Für TV-Gucker wird es immer unübersichtlicher, teurer - und unattraktiver

Die TV-Übertragung und deren Rechte wurden sogar so interessant, dass sich das Bundeskartellamt für diesen Vorgang interessierte und zum Wohle des Fans mehr Wettbewerb schaffen wollte, indem es eine Veräußerung als Komplettparket untersagte. Die dahinterstehende Denkweise, dass Konkurrenz dadurch entsteht, dass man als Fußballfan die Partien schauen möchte, deren Anbieter das günstigste Angebot macht, ist so weltfremd, dass es keiner weiteren Kommentierung bedarf. Das (vorläufige) Ergebnis darf man jetzt bestaunen, wo man die Samstagsspiele der ersten Bundesliga bei Sky, die des Freitags und des Sonntags zusammen mit Teilen der Champions League auf DAZN, Highlightspiele der Champions League bei amazon Prime und die Europa League auf RTL+ verfolgen kann. Wer sich wirklich alle Abos gönnt, zahlt nicht nur viel Geld, er verbringt mittlerweile auch viel Zeit mit der Suche, wo das verfickte Spiel denn jetzt eigentlich läuft. (Für die Begegnungen des BVB gibt es immerhin einen TV-Guide, in dem eines unserer Redaktionsmitglieder die Übertragungen auflistet.) Dabei fokussieren sich viele Fans eigentlich mehr und mehr auf ihren eigenen Verein, weil viele Spiele einerseits aufgrund der finanziellen Verhältnisse im Verlauf vorhersehbar sind, andererseits weil mittlerweile viele Spielpaarungen der ersten Liga den Charme von Dosenravioli besitzen. Man muss einen Kick zwischen Fürth und Augsburg jetzt auch nicht unbedingt erleben – wenn man nicht gerade Fan von Fürth, oder Augsburg ist.

Die Strategie der TV-Sender wird auch immer klarer: Nicht allein, dass Sky für ein deutlich schmaleres Angebot an Erstligafußball aus deutschen Landen alte Preise aufruft, mit DAZN dreht der zweite Platzhirsch ebenfalls an der Preisschraube.
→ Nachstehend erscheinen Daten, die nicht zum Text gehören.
## Restructure brick pyramid build: fused stencil-count, gather-based down maps, single init kernel

The coarse stencil kernel now also computes per-slot popcount prefix sums (cum, cum_hi, base) with wave shuffles, so the separate count kernel is dropped. For small coarse tables it walks the hash table directly and skips the separate record-init kernel. The down-neighbour map is built by a gather kernel (the subm window kernel templated with doubled coordinates), which replaces the scattered writes and the 27*cap memset. Several memsets are merged into one init kernel. Together these cut launches and memory traffic, at the cost of an extra full window pass over coarse voxels.

```diff
diff --git a/smart_tree_amd/csrc/brick.hip b/smart_tree_amd/csrc/brick.hip
--- a/smart_tree_amd/csrc/brick.hip
+++ b/smart_tree_amd/csrc/brick.hip
@@ -151,14 +151,15 @@
     }
 }
 
-__global__ void __launch_bounds__(BK_BLOCK) k_bk_subm(const int32_t* coords, const int64_t* n_dev, int64_t cap, BkLevel L, int32_t* nbr,
-                                                      const BkState* st) {
+template <bool DOWN>
+__global__ void __launch_bounds__(BK_BLOCK) k_bk_window(const int32_t* coords, const int64_t* n_dev, int64_t cap, BkLevel L, int32_t* nbr,
+                                                        const BkState* st) {
     if (st->fail) return;
     const int64_t n = *n_dev < cap ? *n_dev : cap;
     const int lim = 8 << L.mb;
     BK_LOOP(o, n) {
         const int4 c = reinterpret_cast<const int4*>(coords)[o];
-        const int b = c.x, z = c.y, y = c.z, x = c.w;
+        const int b = c.x, z = DOWN ? 2 * c.y : c.y, y = DOWN ? 2 * c.z : c.z, x = DOWN ? 2 * c.w : c.w;
         int slot[8];
         uint32_t bs[8];
 #pragma unroll
@@ -190,7 +191,7 @@
                 const int dy = j / 3 - 1, dx = j % 3 - 1;
                 const int yy = y + dy, xx = x + dx, k = (dz + 1) * 9 + j;
                 int r = -1;
-                if (dz == 0 && j == 4) r = (int)o;
+                if (!DOWN && dz == 0 && j == 4) r = (int)o;
                 else if ((unsigned)yy < (unsigned)lim && (unsigned)xx < (unsigned)lim) {
                     const int q = ((yy >> 3) == ((y - 1) >> 3) ? 0 : 2) | ((xx >> 3) == ((x - 1) >> 3) ? 0 : 1);
                     const int bit = ((yy & 7) << 3) | (xx & 7);
@@ -233,67 +234,112 @@
     }
 }
 
-__global__ void __launch_bounds__(BK_BLOCK) k_bk_coarse_stencil(BkLevel Lf, BkLevel Lc, const BkState* st, int level, const int32_t* blk_seg) {
-    if (st->fail) return;
+__device__ __forceinline__ unsigned long long bk_stencil_word(const BkLevel& Lf, int b, const int* cb, int w, const int* omax) {
+    const int limf = 8 << Lf.mb, nbf = 1 << Lf.mb;
+    const int oz = 8 * cb[0] + w;
+    unsigned long long word = 0ull;
+    if (oz > omax[0]) return word;
+    unsigned rows[17];
+#pragma unroll
+    for (int r = 0; r < 17; r++) rows[r] = 0u;
+    for (int dz = -1; dz <= 1; dz++) {
+        const int fz = 2 * oz + dz;
+        if (fz < 0 || fz >= limf) continue;
+        const int fbz = fz >> 3, wz = fz & 7;
+        for (int iy = 0; iy < 3; iy++) {
+            const int fby = 2 * cb[1] - 1 + iy;
+            if (fby < 0 || fby >= nbf) continue;
+            for (int ix = 0; ix < 3; ix++) {
+                const int fbx = 2 * cb[2] - 1 + ix;
+                if (fbx < 0 || fbx >= nbf) continue;
+                const int64_t tf = (int64_t)b * Lf.mt + bk_morton(fbz, fby, fbx);
+                const uint32_t sf = Lf.p[tf];
+                if (Lf.p[tf + 1] == sf) continue;
+                const unsigned long long m = Lf.rec[sf].mask[wz];
+                if (m == 0ull) continue;
+                for (int yy = iy == 0 ? 7 : 0; yy < 8; yy++) {
+                    const unsigned rb = (unsigned)(m >> (8 * yy)) & 0xffu;
+                    const int r = iy == 0 ? 0 : (iy == 1 ? 1 + yy : 9 + yy);
+                    rows[r] |= ix == 0 ? (rb >> 7) : (ix == 1 ? rb << 1 : rb << 9);
+                }
+            }
+        }
+    }
+    unsigned c8[17];
+#pragma unroll
+    for (int r = 0; r < 17; r++) {
+        unsigned x = rows[r] | (rows[r] >> 1) | (rows[r] >> 2);
+        x &= 0x5555u;
+        x = (x | (x >> 1)) & 0x3333u;
+        x = (x | (x >> 2)) & 0x0f0fu;
+        x = (x | (x >> 4)) & 0x00ffu;
+        c8[r] = x;
+    }
+    unsigned xclip = 0xffu;
+    if (8 * cb[2] + 7 > omax[2]) xclip = omax[2] >= 8 * cb[2] ? (0xffu >> (7 - (omax[2] - 8 * cb[2]))) : 0u;
+#pragma unroll
+    for (int oy = 0; oy < 8; oy++) {
+        if (8 * cb[1] + oy > omax[1]) break;
+        const unsigned rb = (c8[2 * oy] | c8[2 * oy + 1] | c8[2 * oy + 2]) & xclip;
+        word |= (unsigned long long)rb << (8 * oy);
+    }
+    return word;
+}
+
+#define BK_TABLE_WALK_MAX (1 << 17)
+__global__ void __launch_bounds__(BK_BLOCK) k_bk_coarse_stencil(BkLevel Lf, BkLevel Lc, BkState* st, int level, const int32_t* blk_seg, int by_table) {
+    __shared__ unsigned failed;
+    if (threadIdx.x == 0) failed = st->fail;
+    __syncthreads();
+    if (failed) return;
     const int64_t ns = *Lc.n_slots < Lc.slot_cap ? *Lc.n_slots : Lc.slot_cap;
-    const int limf = 8 << Lf.mb, nbf = 1 << Lf.mb;
-    BK_LOOP(idx, ns * 8) {
-        const int64_t s = idx >> 3;
-        const int w = (int)(idx & 7);
-        const unsigned t = Lc.rec[s].tidx, mc = t & (Lc.mt - 1u);
-        const int b = (int)(t >> (3 * Lc.mb));
-        const int cb[3] = {(int)bk_compact3(mc >> 2), (int)bk_compact3(mc >> 1), (int)bk_compact3(mc)};
-        const int* e = st->ext[blk_seg ? blk_seg[b] : 0];
-        const int omax[3] = {(e[0] >> level) >> 1, (e[1] >> level) >> 1, (e[2] >> level) >> 1};
-        const int oz = 8 * cb[0] + w;
+    const int64_t n8 = (by_table ? Lc.ntab : ns) * 8;
+    const int lane = threadIdx.x & 63, w = threadIdx.x & 7;
+    for (int64_t i0 = (int64_t)blockIdx.x * BK_BLOCK; i0 < n8; i0 += (int64_t)gridDim.x * BK_BLOCK) {
+        const int64_t e8 = (i0 + threadIdx.x) >> 3;
+        int64_t t = 0;
+        uint32_t s = 0u;
+        bool live = e8 * 8 < n8;
+        if (live && by_table) {
+            t = e8;
+            s = Lc.p[t];
+            live = Lc.p[t + 1] != s;
+            if (live && (int64_t)s >= Lc.slot_cap) {
+                if (w == 0) atomicOr(&st->fail, 1u);
+                live = false;
+            }
+        } else if (live) {
+            s = (uint32_t)e8;
+            t = Lc.rec[s].tidx;
+        }
         unsigned long long word = 0ull;
-        if (oz <= omax[0]) {
-            unsigned rows[17];
-#pragma unroll
-            for (int r = 0; r < 17; r++) rows[r] = 0u;
-            for (int dz = -1; dz <= 1; dz++) {
-                const int fz = 2 * oz + dz;
-                if (fz < 0 || fz >= limf) continue;
-                const int fbz = fz >> 3, wz = fz & 7;
-                for (int iy = 0; iy < 3; iy++) {
-                    const int fby = 2 * cb[1] - 1 + iy;
-                    if (fby < 0 || fby >= nbf) continue;
-                    for (int ix = 0; ix < 3; ix++) {
-                        const int fbx = 2 * cb[2] - 1 + ix;
-                        if (fbx < 0 || fbx >= nbf) continue;
-                        const int64_t tf = (int64_t)b * Lf.mt + bk_morton(fbz, fby, fbx);
-                        const uint32_t sf = Lf.p[tf];
-                        if (Lf.p[tf + 1] == sf) continue;
-                        const unsigned long long m = Lf.rec[sf].mask[wz];
-                        if (m == 0ull) continue;
-                        for (int yy = iy == 0 ? 7 : 0; yy < 8; yy++) {
-                            const unsigned rb = (unsigned)(m >> (8 * yy)) & 0xffu;
-                            const int r = iy == 0 ? 0 : (iy == 1 ? 1 + yy : 9 + yy);
-                            rows[r] |= ix == 0 ? (rb >> 7) : (ix == 1 ? rb << 1 : rb << 9);
-                        }
-                    }
-                }
-            }
-            unsigned c8[17];
-#pragma unroll
-            for (int r = 0; r < 17; r++) {
-                unsigned x = rows[r] | (rows[r] >> 1) | (rows[r] >> 2);
-                x &= 0x5555u;
-                x = (x | (x >> 1)) & 0x3333u;
-                x = (x | (x >> 2)) & 0x0f0fu;
-                x = (x | (x >> 4)) & 0x00ffu;
-                c8[r] = x;
-            }
-            unsigned xclip = 0xffu;
-            if (8 * cb[2] + 7 > omax[2]) xclip = omax[2] >= 8 * cb[2] ? (0xffu >> (7 - (omax[2] - 8 * cb[2]))) : 0u;
-#pragma unroll
-            for (int oy = 0; oy < 8; oy++) {
-                if (8 * cb[1] + oy > omax[1]) break;
-                const unsigned rb = (c8[2 * oy] | c8[2 * oy + 1] | c8[2 * oy + 2]) & xclip;
-                word |= (unsigned long long)rb << (8 * oy);
-            }
-        }
-        Lc.rec[s].mask[w] = word;
+        if (live) {
+            const unsigned mc = (unsigned)t & (Lc.mt - 1u);
+            const int b = (int)((unsigned)t >> (3 * Lc.mb));
+            const int cb[3] = {(int)bk_compact3(mc >> 2), (int)bk_compact3(mc >> 1), (int)bk_compact3(mc)};
+            const int* e = st->ext[blk_seg ? blk_seg[b] : 0];
+            const int omax[3] = {(e[0] >> level) >> 1, (e[1] >> level) >> 1, (e[2] >> level) >> 1};
+            word = bk_stencil_word(Lf, b, cb, w, omax);
+        }
+        const unsigned pop = (unsigned)__popcll(word);
+        unsigned run = pop;
+#pragma unroll
+        for (int d = 1; d < 8; d <<= 1) {
+            const unsigned v = __shfl_up(run, (unsigned)d, 8);
+            if (w >= d) run += v;
+        }
+        const unsigned before = run - pop;
+        const unsigned long long big = __ballot(before >= 256u);
+        if (live) {
+            BkRec& r = Lc.rec[s];
+            r.mask[w] = word;
+            r.cum[w] = (unsigned char)(before & 255u);
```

Zuerst zögerlich, jetzt gönnt man sich richtig etwas. Für Neukunden werden die Preise von rund 15 € auf 30 € sofort mit dem Februar um das Doppelte erhöht, Bestandskunden haben noch etwas Zeit.

Dabei muss man natürlich sehen, dass DAZN deutlich mehr Sportsender ist als Sky und neben den Fußballligen aus Frankreich, Italien und Spanien auch u.a. NFL, NBA und NHL im Programm hat. Dennoch würde man so einen Preissprung nie wagen, hätte man nicht einen bedeutenden Anteil Bundesligafußball und Champions League im Portfolio.

Die Gefahr ist groß wie nie

Aus marktwirtschaftlicher Sicht ist dieses Vorgehen verständlich, im aktuellen Kontext gewinnt diese Maßnahme aber eine Brisanz für den Fußball. Die Lebenshaltungskosten steigen aktuell in einem Rahmen, den wir so absolut nicht gewohnt sind. Die Mietpreise explodieren, Sprit wird immer teurer, bei Gas- und Stromverträgen werden die monatlichen Abschläge teilweise verdoppelt und auch der Lebensmitteleinkauf schlägt deutlich höher zu Buche als noch vor zwei Jahren. Der anfangs von Ökonomen oft noch auf die leichte Schulter genommene Anstieg der Inflation verursacht immer größere Sorgenfalten und wird uns noch längere Zeit begleiten. Für viele Privathaushalte bedeutet das Zusatzbelastungen in vierstelliger Höhe, die sich kaum vermeiden lassen.

Kurz gesagt: Der Großteil der Fans wird in Zukunft deutlich sparsamer sein müssen und dann kommen auch zwangsläufig Dauerkarten und/oder TV-Abos auf den Prüfstand. Erst recht, nachdem man jetzt über zwei Jahre hinweg gelernt hat, dass auch ein Leben ohne oder zumindest mit reduziertem Fußballkonsum möglich ist. Ein sich verteuerndes Angebot trifft auf ein sinkendes Interesse am Produkt Bundesligafußball und geringere Finanzmittel. Man muss nicht BWL studiert haben, um zu merken, dass das nicht passt und so drohen der Liga Erosionsbewegungen an beiden Säulen. Im Stadion und vor dem heimischen Bildschirm.

Nach vielen Jahren des Wachstums und der steigenden Einnahmen steht die Bundesliga vor ihrer vielleicht wirklich ersten Krise, die ihr Selbstverständnis als „König Fußball“, der über allem anderen thront, erschüttern kann.

„Ein Leben ohne Fußball ist möglich, aber sinnlos“ – für viele stimmt das nicht mehr.